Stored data
§ §

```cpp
template <bool RESID>
static at::Tensor dia_spmv_impl(const at::Tensor& planes, const OptTensor& mask,
                                const at::Tensor& offs, const at::Tensor& hlo,
                                const at::Tensor& own, const at::Tensor& hhi,
                                at::Tensor& y, const at::Tensor* pvec,
                                int64_t W, int64_t m, int64_t col_lo,
                                int64_t row0, int64_t wsize, int64_t rbase,
                                int64_t rhi) {
  const RowPairLaunch L(dia_mp(planes, mask, W), hlo, own, hhi, wsize, rbase,
                        rhi);
  const bool fuse_dot = pvec && !RESID;
  at::Tensor partial;
  if (L.empty()) return partial;
  if (fuse_dot) partial = at::empty({L.nblocks}, planes.options());
  DISPATCH_VALUES(planes.scalar_type(), "dia_spmv", [&] {
    using T = scalar_t;
    dispatch_dia_planes<T>(planes, mask, W, [&](auto pl) {
      dispatch_bool(fuse_dot, [&](auto fuse) {
        dispatch_bool(L.single, [&](auto single) {
          if constexpr (!(RESID && decltype(fuse)::value)) {
            L.launch(dia_spmv_kernel<T, decltype(pl), decltype(fuse)::value,
                                     decltype(single)::value, RESID>,
                     pl, offs.data_ptr<int64_t>(), L.window<T>(hlo, own, hhi),
                     y.data_ptr<T>(), pvec ? pvec->data_ptr<T>() : nullptr,
                     fuse_dot ? partial.data_ptr<T>() : nullptr, m, L.mp, W,
                     col_lo, row0, L.rbase, L.rhi);
          }
        });
      });
    });
  });
  return partial;
}

void dia_spmv_plain_hip(at::Tensor planes, OptTensor mask, at::Tensor offs,
                        at::Tensor hlo, at::Tensor own, at::Tensor hhi,
                        at::Tensor y, int64_t W, int64_t m, int64_t col_lo,
                        int64_t row0, int64_t wsize, int64_t rbase,
                        int64_t rhi) {
  dia_spmv_impl<false>(planes, mask, offs, hlo, own, hhi, y, nullptr, W, m,
                       col_lo, row0, wsize, rbase, rhi);
}

at::Tensor dia_spmv_dot_hip(at::Tensor planes, OptTensor mask, at::Tensor offs,
                            at::Tensor hlo, at::Tensor own, at::Tensor hhi,
                            at::Tensor y, at::Tensor pvec, int64_t W,
                            int64_t m, int64_t col_lo, int64_t row0,
                            int64_t wsize, int64_t rbase, int64_t rhi) {
  return sum_or_zero(dia_spmv_impl<false>(planes, mask, offs, hlo, own, hhi, y,
                                          &pvec, W, m, col_lo, row0, wsize,
                                          rbase, rhi),
                     planes);
}

void dia_residual_hip(at::Tensor planes, OptTensor mask, at::Tensor offs,
                      at::Tensor hlo, at::Tensor own, at::Tensor hhi,
                      at::Tensor b, at::Tensor y, int64_t W, int64_t m,
                      int64_t col_lo, int64_t row0, int64_t wsize,
                      int64_t rbase, int64_t rhi) {
  dia_spmv_impl<true>(planes, mask, offs, hlo, own, hhi, y, &b, W, m, col_lo,
                      row0, wsize, rbase, rhi);
}

void dia_jacobi_hip(at::Tensor planes, OptTensor mask, at::Tensor offs,
                    at::Tensor hlo, at::Tensor own, at::Tensor hhi,
                    at::Tensor xloc, at::Tensor b, at::Tensor dinv,
                    at::Tensor xout, int64_t W, int64_t m, int64_t col_lo,
                    int64_t row0, int64_t wsize, double omega, int64_t rbase,
                    int64_t rhi) {
  const RowPairLaunch L(dia_mp(planes, mask, W), hlo, own, hhi, wsize, rbase,
                        rhi);
  if (L.empty()) return;
  DISPATCH_VALUES(planes.scalar_type(), "dia_jacobi", [&] {
    using T = scalar_t;
    dispatch_dia_planes<T>(planes, mask, W, [&](auto pl) {
      dispatch_bool(L.single, [&](auto single) {
        L.launch(dia_jacobi_kernel<T, decltype(pl), decltype(single)::value>,
                 pl, offs.data_ptr<int64_t>(), L.window<T>(hlo, own, hhi),
                 xloc.data_ptr<T>(), b.data_ptr<T>(), dinv.data_ptr<T>(),
                 xout.data_ptr<T>(), m, L.mp, W, col_lo, row0, omega, L.rbase,
                 L.rhi);
      });
    });
  });
}

at::Tensor dia_spmv_bpdot_hip(at::Tensor planes, OptTensor mask,
                              at::Tensor offs, at::Tensor r_hlo,
                              at::Tensor r_own, at::Tensor r_hhi,
                              at::Tensor p_hlo, at::Tensor p_own,
                              at::Tensor p_hhi, at::Tensor pnew, at::Tensor q,
                              at::Tensor beta_num, at::Tensor beta_den,
                              int64_t W, int64_t m, int64_t col_lo,
                              int64_t row0, int64_t wsize) {
  TORCH_CHECK(pnew.data_ptr() != p_own.data_ptr(),
              "dia_spmv_bpdot: pnew must not alias p_own (double-buffer)");
  const RowPairLaunch L(dia_mp(planes, mask, W), r_hlo, r_own, r_hhi, wsize);
  at::Tensor partial;
  if (L.empty()) return sum_or_zero(partial, planes);
  partial = at::empty({L.nblocks}, planes.options());
  DISPATCH_VALUES(planes.scalar_type(), "dia_spmv_bpdot", [&] {
    using T = scalar_t;
    dispatch_dia_planes<T>(planes, mask, W, [&](auto pl) {
      dispatch_bool(L.single, [&](auto single) {
        L.launch(dia_spmv_bpdot_kernel<T, decltype(pl), decltype(single)::value>,
                 pl, offs.data_ptr<int64_t>(),
                 L.window<T>(r_hlo, r_own, r_hhi),
                 L.window<T>(p_hlo, p_own, p_hhi), pnew.data_ptr<T>(),
                 q.data_ptr<T>(), beta_num.data_ptr<T>(),
                 beta_den.data_ptr<T>(), partial.data_ptr<T>(), m, L.mp, W,
                 col_lo, row0);
      });
    });
  });
  return partial.sum();
}
```

Baseline: 210.0 iters/s.

## Add specialized constant-plane DIA kernels with compile-time width and multi-pair rows

Adds dedicated SpMV, Jacobi and fused bpdot kernels for DIA matrices stored as constant coefficients plus a row bitmask. The diagonal count is a template parameter (1-8 for uint8 masks), each thread handles several row pairs, and an interior fast path loads x windows as aligned pairs without per-element bounds checks. Block reductions switch from a shared-memory tree to wave shuffles, and explicit FMAs are used throughout. The goal is to cut index, bounds and reduction overhead in the bandwidth-bound 5-point stencil SpMV, at the cost of more template instantiations and higher register pressure.

```diff
diff --git a/sparse/kernels/src/common.h b/sparse/kernels/src/common.h
--- a/sparse/kernels/src/common.h
+++ b/sparse/kernels/src/common.h
@@ -74,6 +74,37 @@
   return (xcd < rr ? xcd * (q + 1) : rr * (q + 1) + (xcd - rr) * q) + idx;
 }
 
+template <typename T>
+__device__ __forceinline__ T wave_reduce_sum(T v) {
+#pragma unroll
+  for (int off = WAVE / 2; off > 0; off >>= 1) v += __shfl_down(v, off, WAVE);
+  return v;
+}
+template <typename T>
+__device__ __forceinline__ c10::complex<T> wave_reduce_sum(c10::complex<T> v) {
+  return {wave_reduce_sum(v.real()), wave_reduce_sum(v.imag())};
+}
+
+template <int N = 1, typename T>
+__device__ __forceinline__ T block_sums_256(const T (&v)[N]) {
+  constexpr int NW = 256 / WAVE;
+  __shared__ __align__(16) char raw[N * NW * sizeof(T)];
+  T* ws = reinterpret_cast<T*>(raw);
+  const int lane = threadIdx.x % WAVE, wid = threadIdx.x / WAVE;
+#pragma unroll
+  for (int n = 0; n < N; ++n) {
+    const T s = wave_reduce_sum(v[n]);
+    if (lane == 0) ws[n * NW + wid] = s;
+  }
+  __syncthreads();
+  T s = ZeroOf<T>::value();
+  if (threadIdx.x < N) {
+    const T* w = ws + threadIdx.x * NW;
+    s = ((w[0] + w[1]) + w[2]) + w[3];
+  }
+  return s;
+}
+
 inline hipStream_t cur_stream() {
   return c10::hip::getCurrentHIPStreamMasqueradingAsCUDA().stream();
 }
diff --git a/sparse/kernels/src/elemwise.hip b/sparse/kernels/src/elemwise.hip
--- a/sparse/kernels/src/elemwise.hip
+++ b/sparse/kernels/src/elemwise.hip
@@ -250,7 +250,6 @@
     T* __restrict__ y, const T* __restrict__ x, const T* __restrict__ a,
     const T* __restrict__ b, T* __restrict__ dot_partial, int64_t n) {
   constexpr int EPT = EptOf<T>::value;
-  __shared__ T red[256];
   T s = (*a) / (*b);
   if (NEG) s = -s;
   T acc = T(0);
@@ -275,13 +274,9 @@
       acc += v * v;
     }
   }
-  red[threadIdx.x] = acc;
-  __syncthreads();
-  for (int w = 128; w > 0; w >>= 1) {
-    if (threadIdx.x < w) red[threadIdx.x] += red[threadIdx.x + w];
-    __syncthreads();
-  }
-  if (threadIdx.x == 0) dot_partial[blockIdx.x] = red[0];
+  const T part[1] = {acc};
+  const T sum = block_sums_256(part);
+  if (threadIdx.x == 0) dot_partial[blockIdx.x] = sum;
 }
 
 template <typename T>
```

§ §

▶ Description of the task: Reply with only the number of lines in the entries that contain the word "options".

▶ Response to the exercise: 2